Yes she is currently my girlfriend. We have agreed that absolutely that we are exclusive and not dating others.
_Posted via Mobile Device_


----------



## MarriedDude (Jun 21, 2014)

My wife doesn't go underground....she has been known to put her phone on silent and forget its on silent or leave it somewhere and have to back-track. She will do the same thing with her radio on job-sites from time to time. I've been riding in the car with her and have one of her crew call me wondering where she is.....she'll pull out her phone and have a dozen missed calls and texts. 

Not answering the door though....VERY different story. 

Could she have actually been sick...asleep...something like that?


----------



## Ynot (Aug 26, 2014)

Jesus F*cking Christ! Do you ever stop! She booted your azz out. She called the police on you! Quit stalking this girl and get a life! She isn't your girlfriend! She is probably terrified of you.


----------



## jdesey (Dec 6, 2015)

She could very well be asleep. Or sick. But now it's hours later. Basically she shuts me out like this when she's upset. This is all about her crap job. I re did her resume and printed out 15 jobs for her to go apply today and tomorrow on her days off. She asked for my help. 

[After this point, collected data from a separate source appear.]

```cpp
int zkm_tracegen_memory_global(zkm_ctx* ctx, const zkm_memory_init_finalize_event* events, size_t n_events, uint32_t previous_addr, int fixed_log2_rows,
                               zkm_matrix** out) {
  API_BEGIN
  static_assert(sizeof(zkm_memory_init_finalize_event) == 16, "event records mirror the #[repr(C)] executor structs");
  std::lock_guard<std::mutex> lk(ctx->mu);
  HIP_CHECK(hipSetDevice(ctx->device));
  CallScope call_scope(ctx);
  if (n_events && !events) throw std::runtime_error("zkm_tracegen_memory_global: null events");
  const size_t height = padded_trace_rows(n_events, fixed_log2_rows, "zkm_tracegen_memory_global");
  std::vector<zkm_memory_init_finalize_event> sorted(events, events + n_events);
  std::stable_sort(sorted.begin(), sorted.end(), [](const zkm_memory_init_finalize_event& a, const zkm_memory_init_finalize_event& b) { return a.addr < b.addr; });
  ctx->begin_timing();
  zkm_matrix* m = new zkm_matrix();
  m->h = height; m->w = tracegen::MEMORY_GLOBAL_WIDTH;
  uint32_t* d_events = nullptr;
  int* d_bad = nullptr;
  try {
    m->d = ctx->alloc_n<uint32_t>(height * m->w);
    d_events = (uint32_t*)ctx->alloc(std::max<size_t>(n_events * 16, 4));
    d_bad = (int*)ctx->alloc(4);
    HIP_CHECK(hipMemsetAsync(d_bad, 0, 4, ctx->stream));
    if (n_events) HIP_CHECK(hipMemcpyAsync(d_events, sorted.data(), n_events * 16, hipMemcpyHostToDevice, ctx->stream));
    KLAUNCH(ctx, "tracegen_memory_global", 16.0 * n_events + 4.0 * height * m->w, tracegen::memory_global_rows, dim3(div_up(height, (size_t)tracegen::THREADS)),
            dim3(tracegen::THREADS), 0, (const uint32_t*)d_events, n_events, previous_addr, height, m->d, d_bad);
    int bad = 0;
    HIP_CHECK(hipMemcpyAsync(&bad, d_bad, 4, hipMemcpyDeviceToHost, ctx->stream));
    ctx->mark("trace generation");
    ctx->end_timing(false);
    if (bad) throw std::runtime_error("zkm_tracegen_memory_global: addresses are not strictly increasing (from the previous shard's last address on)");
  } catch (...) {
    if (d_events) ctx->release(d_events);
    if (d_bad) ctx->release(d_bad);
    if (m->d) ctx->release(m->d);
    delete m;
    throw;
  }
  ctx->release(d_events);
  ctx->release(d_bad);
  *out = m;
  API_END
}

int zkm_tracegen_poseidon2_permute(zkm_ctx* ctx, const zkm_poseidon2_permute_event* events, size_t n_events, int fixed_log2_rows, zkm_byte_lookups* blu,
                                   zkm_matrix** out) {
  API_BEGIN
  static_assert(sizeof(zkm_poseidon2_permute_event) == 4 * tracegen::POSEIDON2_PERMUTE_EVENT_WORDS, "flattened Poseidon2PermuteEvent is 99 words");
  std::lock_guard<std::mutex> lk(ctx->mu);
  HIP_CHECK(hipSetDevice(ctx->device));
  CallScope call_scope(ctx);
  if (n_events && !events) throw std::runtime_error("zkm_tracegen_poseidon2_permute: null events");
  const size_t height = padded_trace_rows(n_events, fixed_log2_rows, "zkm_tracegen_poseidon2_permute");
  ctx->begin_timing();
  zkm_matrix* m = new zkm_matrix();
  m->h = height; m->w = tracegen::POSEIDON2_PERMUTE_WIDTH;
  uint32_t* d_events = nullptr;
  int* d_bad = nullptr;
  try {
    m->d = ctx->alloc_n<uint32_t>(height * m->w);
    const size_t ev_bytes = n_events * sizeof(zkm_poseidon2_permute_event);
    d_events = (uint32_t*)ctx->alloc(std::max<size_t>(ev_bytes, 4));
    d_bad = (int*)ctx->alloc(4);
    HIP_CHECK(hipMemsetAsync(d_bad, 0, 4, ctx->stream));
    if (n_events) HIP_CHECK(hipMemcpyAsync(d_events, events, ev_bytes, hipMemcpyHostToDevice, ctx->stream));
    uint32_t* counts = blu ? blu->counts : nullptr;
    KLAUNCH(ctx, "tracegen_poseidon2_permute", (double)ev_bytes + 4.0 * height * m->w, tracegen::poseidon2_permute_rows,
            dim3(div_up(height, (size_t)tracegen::THREADS)), dim3(tracegen::THREADS), counts ? 2 * tracegen::HASH_SLOTS * sizeof(uint32_t) : 0,
            (const uint32_t*)d_events, n_events, height, m->d, counts, d_bad);
    int bad = 0;
    HIP_CHECK(hipMemcpyAsync(&bad, d_bad, 4, hipMemcpyDeviceToHost, ctx->stream));
    ctx->mark("trace generation");
    ctx->end_timing(false);
    if (bad) throw std::runtime_error("zkm_tracegen_poseidon2_permute: a state word is not a field element, or the post-state is not the permutation of the pre-state");
  } catch (...) {
    if (d_events) ctx->release(d_events);
    if (d_bad) ctx->release(d_bad);
    if (m->d) ctx->release(m->d);
    delete m;
    throw;
  }
  ctx->release(d_events);
  ctx->release(d_bad);
  *out = m;
  API_END
}

int zkm_tracegen_keccak_sponge(zkm_ctx* ctx, const zkm_keccak_sponge_block* blocks, size_t n_blocks, int fixed_log2_rows, zkm_byte_lookups* blu,
                               zkm_matrix** out) {
  API_BEGIN
  static_assert(sizeof(zkm_keccak_sponge_block) == 4 * tracegen::KECCAK_SPONGE_BLOCK_WORDS, "a KeccakSpongeEvent block is 337 words");
  std::lock_guard<std::mutex> lk(ctx->mu);
  HIP_CHECK(hipSetDevice(ctx->device));
  CallScope call_scope(ctx);
  if (n_blocks && !blocks) throw std::runtime_error("zkm_tracegen_keccak_sponge: null blocks");
  const size_t height = padded_trace_rows(24 * n_blocks, fixed_log2_rows, "zkm_tracegen_keccak_sponge");
  ctx->begin_timing();
  zkm_matrix* m = new zkm_matrix();
  m->h = height; m->w = tracegen::KECCAK_SPONGE_WIDTH;
  uint32_t* d_blocks = nullptr;
  int* d_bad = nullptr;
// ... 875 lines not shown
```

### ziren_amd/csrc/host_ctx.hpp

```cpp
#pragma once
static thread_local std::string g_err;

#define HIP_CHECK(expr)                                                                          \
  do {                                                                                           \
    hipError_t _e = (expr);                                                                      \
    if (_e != hipSuccess)                                                                        \
      throw std::runtime_error(std::string(#expr) + ": " + hipGetErrorString(_e) + " (" + __FILE__ + ":" + \
                               std::to_string(__LINE__) + ")");                                  \
  } while (0)
#define LAUNCH_CHECK() HIP_CHECK(hipGetLastError())
#define KLAUNCH(ctx, name, bytes, kernel, grid, block, lds, ...)                                        \
  do {                                                                                                   \
    (ctx)->flush_staged();                                                                               \
    if ((ctx)->kbegin(name, (double)(bytes))) {                                                          \
       \
      hipExtLaunchKernelGGL(kernel, grid, block, lds, (ctx)->cur, (ctx)->krecs.back().start,             \
                            (ctx)->krecs.back().stop, 0, __VA_ARGS__);                                   \
    } else {                                                                                             \
      hipLaunchKernelGGL(kernel, grid, block, lds, (ctx)->cur, __VA_ARGS__);                             \
    }                                                                                                    \
    LAUNCH_CHECK();                                                                                      \
  } while (0)

static inline int log2_strict(size_t n) {
  int k = 0;
  while (((size_t)1 << k) < n) k++;
  if (((size_t)1 << k) != n) throw std::runtime_error("height is not a power of two");
  return k;
}
static inline unsigned div_up(size_t a, size_t b) { return (unsigned)((a + b - 1) / b); }
static inline uint64_t fnv1a(const uint32_t* w, size_t n);
static inline uint64_t perm_key(const uint32_t* lookups, size_t len, uint32_t log_quotient_degree) {
  return fnv1a(lookups, len) * 1099511628211ull + log_quotient_degree + 1;
}
static inline uint64_t fnv1a(const uint32_t* w, size_t n) {
  uint64_t h = 1469598103934665603ull;
  const unsigned char* p = (const unsigned char*)w;
  for (size_t i = 0; i < n * 4; i++) { h ^= p[i]; h *= 1099511628211ull; }
  return h;
}

namespace chal {
static void duplexing(zkm_challenger* c) {
  for (uint32_t i = 0; i < c->num_inputs; i++) c->sponge_state[i] = c->input_buffer[i];
  c->num_inputs = 0;
  p2::permute_host(c->sponge_state);
  for (int i = 0; i < 8; i++) c->output_buffer[i] = c->sponge_state[i];
  c->num_outputs = 8;
}
static void observe(zkm_challenger* c, uint32_t v) {
  c->num_outputs = 0;
  c->input_buffer[c->num_inputs++] = v;
  if (c->num_inputs == 8) duplexing(c);
}
static void observe_slice(zkm_challenger* c, const uint32_t* v, size_t n) {
  for (size_t i = 0; i < n; i++) observe(c, v[i]);
}
static void observe_ext(zkm_challenger* c, const E4& e) { observe_slice(c, e.c, 4); }
static uint32_t sample(zkm_challenger* c) {
  if (c->num_inputs != 0 || c->num_outputs == 0) duplexing(c);
  return c->output_buffer[--c->num_outputs];
}
static E4 sample_ext(zkm_challenger* c) {
  E4 e;
  for (int i = 0; i < 4; i++) e.c[i] = sample(c);
  return e;
}
static uint32_t sample_bits(zkm_challenger* c, uint32_t bits) {
  return kb::from_monty(sample(c)) & ((1u << bits) - 1);
}
}
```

Also. These are the only 2 days per week we can spend any decent time together. 

To me it just makes it feel like I'm not a priority. That our relationship is not a priority. 

Or maybe I'm just being a big wuss. 

I swear women are so frustrating.
_Posted via Mobile Device_


----------



## Evinrude58 (Jun 16, 2014)

Dude, what is up with all this? Why don't you just go get a girl that answers your texts or calls, and wants you like a desert wants the rain? 
This one is making you crazy.
Give her up. There's lots out there. Even OLDating people will treat you better. 
She's really not your gf, or you wouldn't have these questions. Either she's a nut, you're a nut, you're both nuts, or she's making you nuts. Either way, nuttiness abounds with this.
Get out of it. It's not worth it. And you banging on her door when she doesn't answer texts is just over the limit of normalcy.
_Posted via Mobile Device_


----------



## jdesey (Dec 6, 2015)

Yes you're right. It's all very nuts. 
One thing I know for sure is that this relationship has been constant struggle. No relationship should be this hard. Whether it's a friendship or a child or a girlfriend.
_Posted via Mobile Device_


----------



## MarriedDude (Jun 21, 2014)

Ynot said:


> Jesus F*cking Christ! Do you ever stop! She booted your azz out. She called the police on you! Quit stalking this girl and get a life! She isn't your girlfriend! She is probably terrified of you.


Is this accurate? 

Damn


----------



## Personal (Jan 16, 2014)

jdesey said:


> Today my girlfriend of two years talks to me at 10 in the morning and then goes dead silent fir rest of day. No reply to texts or calls. I go over to her apartment knock on the door and she won't answer even though I know she's there because her car is there. We have had no fight or anything like that. Finally after over six hours of no contact she text back that she's tired and sick. I reply back that she's too tired to even answer the phone or text back?
> 
> So I'm asking the men out there does your girlfriend or wife to do this? My gal is very miserable about her work situation and it's just affecting everything.
> 
> Does your gal go underground? I promise you if I ignored her for a day she would accuse me of cheating.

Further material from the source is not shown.